I was using the English translation to make my point; I certainly wasn't
suggesting that we use 'c' in the Novial translation.  Using Novial, the
above would read: 'Sounds good... I like "sorgere" much better than
"gidere".'

> >> "Li Sinioro es men sorgere."
>
> Ugh!

Why?  Just because "sorgere" isn't the exact word used in Latin?

> The ending "ore" for persons doing things is so international
> that it begs inclusion in my view. As biased as this may be.
> So be it. For the sake of stating my own opinion on the matter.

We have "ere".

Quoth Bruce R. Gilson:
> First all, we will not use the forbidden name of the Lord. I won't
> even type it out (ugh!) It is true that in the Schocken Bible (which I
> feel the best there is, but which has not reached the Psalms yet) does
> use YHWH without vowels in such places.

This is fine.  As a Catholic, I've typically only heard "Yahweh" in
certain hymns; the usual practice in Bibles is to translate these as
"the LORD".  The upshot of which is that it would probably be _wrong_ to
use any form of "Yahweh" (except _maybe_ YHWH) in Biblical translations.

> Second, I think that "pastore" means a pastor in NL. This may etymologically
> go back to the word for "shepherd" in Latin, but we can't use it in Psalm 23,
> which makes the Lord out to being a parish priest.

Right.

Quoth Jay Bowks:
> > will not use the forbidden name of the Lord. I won't even type it
> > out (ugh!) It is true that in the Schocken Bible (which I feel the
> > best there is, but which has not reached the Psalms yet) does use
> > YHWH without vowels in such places.
>
> Perhaps you should do some research and you will notice
> that in Ps. 23 you find evidence of where scribes made
> changes (134 to be exact) in the Heb. Scriptures of the
> personal name of God, Yahweh/Jehovah, and substituted
> it with Adonai, a title meaning lord. Why did they do this.
>
> Hey, it was their translation it was their Ball. If you want
> to dance in it feel free. But it is obviously a corrupted text.

It has long been the Judaic practice to see the tetragrammaton (YHWH)
and read aloud "Adonai".  When the Masoretes came up with their system
of vowel-pointing, the vowels they assigned to the tetragrammaton were
in fact those of "Adonai"; this has a couple of interesting
consequences, one being that "Yahweh" is only our best guess as to how
to assign correct vowels to the tetragrammaton, and the other that some
German in the 16th century or so whose Hebrew was good but Judaic
knowledge not so good, decided that God's name was "Jahowah" (note
consonants of YHWH, vowels of Adonai), from which we get "Jehovah".
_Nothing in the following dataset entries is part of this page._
@@ -1412,10 +1412,23 @@
         return (label,) + _class_table(label, min_size, status, 'sim_classes')
 
 
+def _recon_heavy(plan):
+    heavy = [(0, plan.heavy_segments(True), plan.out_dst), (1, plan.heavy_segments(False), plan.in_src)]
+    return heavy, (plan.HEAVY_ROW if any(hv is not None for _, hv, _ in heavy) else 0)
+
+
 class ReconLossFn(torch.autograd.Function):
 
-    @staticmethod
-    def forward(ctx, st, pos_edge_index, neg_edge_index, want_pred, plan=None, neg_csr=None):
+    @classmethod
+    def apply(cls, st, pos_edge_index, neg_edge_index, want_pred, plan=None, neg_csr=None, expect_scale=1.0):
+        expect_scale = float(expect_scale)
+        one_pass = bool(plan is not None and neg_csr is not None and not want_pred and torch.is_grad_enabled() and st.requires_grad
+                        and st.is_cuda and expect_scale != 0.0 and math.isfinite(expect_scale)
+                        and os.environ.get('MGV_RECON_ONE_PASS', '1') != '0')
+        return super().apply(st, pos_edge_index, neg_edge_index, want_pred, plan, neg_csr, expect_scale if one_pass else None)
+
+    @staticmethod
+    def forward(ctx, st, pos_edge_index, neg_edge_index, want_pred, plan=None, neg_csr=None, expect_scale=None):
         std = check(st.detach().contiguous(), F32, 'st')
         N, H2 = std.shape
         H = H2 // 2
@@ -1427,8 +1440,23 @@
         counts = torch.zeros(4, dtype=torch.int64, device=dev)
         pred = torch.empty(Ep + En, dtype=torch.int32, device=dev) if want_pred else None
         t_view = std[:, H:]
-        _hip.call('mgv_recon_loss_fwd', H, ptr(std), ptr(t_view), H2, ptr(ps), ptr(pd), Ep, ptr(ns), ptr(nd), En,
-                  ptr(sums), ptr(counts), ptr(pred), *_sw(std.device))
+        ctx.dst_ = ctx.expect_scale = None
+        if expect_scale is not None:
+            dst_ = torch.empty_like(std)
+            heavy, skip = _recon_heavy(plan)
+            _hip.call('mgv_recon_step_csr', H, N, ptr(std), ptr(t_view), H2, ptr(plan.out_ptr), ptr(plan.out_dst), ptr(plan.in_ptr),
+                      ptr(plan.in_src), Ep, *[ptr(c) for c in neg_csr], En, expect_scale, ptr(sums), ptr(counts), ptr(dst_),
+                      ptr(dst_[:, H:]), skip, *_sw(dev))
+            for which, hv, lst in heavy:
+                if hv is not None:
+                    pw = workspace(hv['S'] * H, dev)
+                    _hip.call('mgv_recon_step_heavy_lists', H, ptr(std), ptr(t_view), H2, Ep, expect_scale, hv['K'], ptr(hv['nodes']),
+                              ptr(hv['node_seg_ptr']), hv['S'], ptr(hv['seg_node']), ptr(hv['seg_e0']), ptr(hv['seg_e1']), ptr(lst), which,
+                              ptr(pw), ptr(dst_[:, H:]) if which else ptr(dst_), ptr(sums), ptr(counts), *_sw(dev))
+            ctx.dst_, ctx.expect_scale = dst_, expect_scale
+        else:
+            _hip.call('mgv_recon_loss_fwd', H, ptr(std), ptr(t_view), H2, ptr(ps), ptr(pd), Ep, ptr(ns), ptr(nd), En,
+                      ptr(sums), ptr(counts), ptr(pred), *_sw(std.device))
         loss = (sums[0] / max(Ep, 1) + sums[1] / max(En, 1)).to(F32)
         ctx.save_for_backward(std, ps, pd, ns, nd)
         ctx.plan, ctx.neg_csr = plan, neg_csr
@@ -1449,10 +1477,13 @@
         H = H2 // 2
         g = gloss.detach().to(F32).reshape(1).contiguous()
         pl = ctx.plan
+        if ctx.dst_ is not None:
+            dst_, ctx.dst_ = ctx.dst_, None
+            _hip.call('mgv_rows_rescale_unless', dst_.numel(), ptr(dst_), ptr(g), ctx.expect_scale)
+            return dst_, None, None, None, None, None, None
         if pl is not None and ctx.neg_csr is not None:
             dst_ = torch.empty_like(std)
-            heavy = [(0, pl.heavy_segments(True), pl.out_dst), (1, pl.heavy_segments(False), pl.in_src)]
-            skip = pl.HEAVY_ROW if any(hv is not None for _, hv, _ in heavy) else 0
+            heavy, skip = _recon_heavy(pl)
             _hip.call('mgv_recon_loss_bwd_csr', H, std.shape[0], ptr(std), ptr(std[:, H:]), H2, ptr(pl.out_ptr), ptr(pl.out_dst),
                       ptr(pl.in_ptr), ptr(pl.in_src), ps.numel(), *[ptr(c) for c in ctx.neg_csr], ns.numel(), ptr(g), ptr(dst_),
                       ptr(dst_[:, H:]), skip)
@@ -1462,12 +1493,12 @@
                     _hip.call('mgv_recon_heavy_lists', H, ptr(std), ptr(std[:, H:]), H2, ps.numel(), ptr(g), hv['K'], ptr(hv['nodes']),
                               ptr(hv['node_seg_ptr']), hv['S'], ptr(hv['seg_node']), ptr(hv['seg_e0']), ptr(hv['seg_e1']), ptr(lst), which,
                               ptr(pw), ptr(dst_[:, H:]) if which else ptr(dst_))
-            return dst_, None, None, None, None, None
+            return dst_, None, None, None, None, None, None
         dst_ = torch.zeros_like(std)
         csr = (pl.out_ptr, pl.out_dst, pl.in_ptr, pl.in_src) if pl is not None else (None, None, None, None)
         _hip.call('mgv_recon_loss_bwd', H, std.shape[0], ptr(std), ptr(std[:, H:]), H2, ptr(ps), ptr(pd), ps.numel(),
                   *[ptr(c) for c in csr], ptr(ns), ptr(nd), ns.numel(), ptr(g), ptr(dst_), ptr(dst_[:, H:]))
-        return dst_, None, None, None, None, None
+        return dst_, None, None, None, None, None, None
 
 
 def confusion_counts(pred_bin, gt_bin):
diff --git a/multi-gate-vae_amd/deepgate/trainer.py b/multi-gate-vae_amd/deepgate/trainer.py
--- a/multi-gate-vae_amd/deepgate/trainer.py
+++ b/multi-gate-vae_amd/deepgate/trainer.py
@@ -152,6 +152,7 @@
         dev_is_cuda = next(self.model.parameters()).is_cuda
         if getattr(self, '_has_after_hs', None) is None:
             self._has_after_hs = 'after_hs' in inspect.signature(self.model.forward).parameters
+            self._has_expect_scale = 'expect_scale' in inspect.signature(self.model.recon_loss).parameters
         side = self._side_stream() if (self.overlap and dev_is_cuda and self._has_after_hs) else None
 
         def recon(hs, pass_hs=False):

I'm not sure what exactly you are calling a "corrupted text" here.  As
far as I can tell, the plan is to translate occurrences of YHWH in the
original Hebrew as something like "lord" in Novial.  (li Sinioro, I
assume.)

> > Second, I think that "pastore" means a pastor in NL. This may
> > etymologically go back to the word for "shepherd" in Latin, but we
> > can't use it in Psalm 23, which makes the Lord out to being a parish
> > priest.
>
> And the figurative pastore fits the bill. YHWH is my pastor.
> As it is he is my shepherd because I want to behave like his
> sheep, not because I am a physical sheep. Why not?

This definition strikes me as a bit circular, and possibly offensive to
those religions who use Psalm 23 but don't have parish priests, i.e.
Judaism.

> > "Li Siniore es men sorgere" ... that is my translation, that will go
> > onto the Web. It says what we want, without violating people's
> > religious sensibilities.
>
> "Li Siniore es men sorgere" Hmm. Well let's finish that Ugh and say it
> is Ugly! And I may add difficult for at-sight recognition.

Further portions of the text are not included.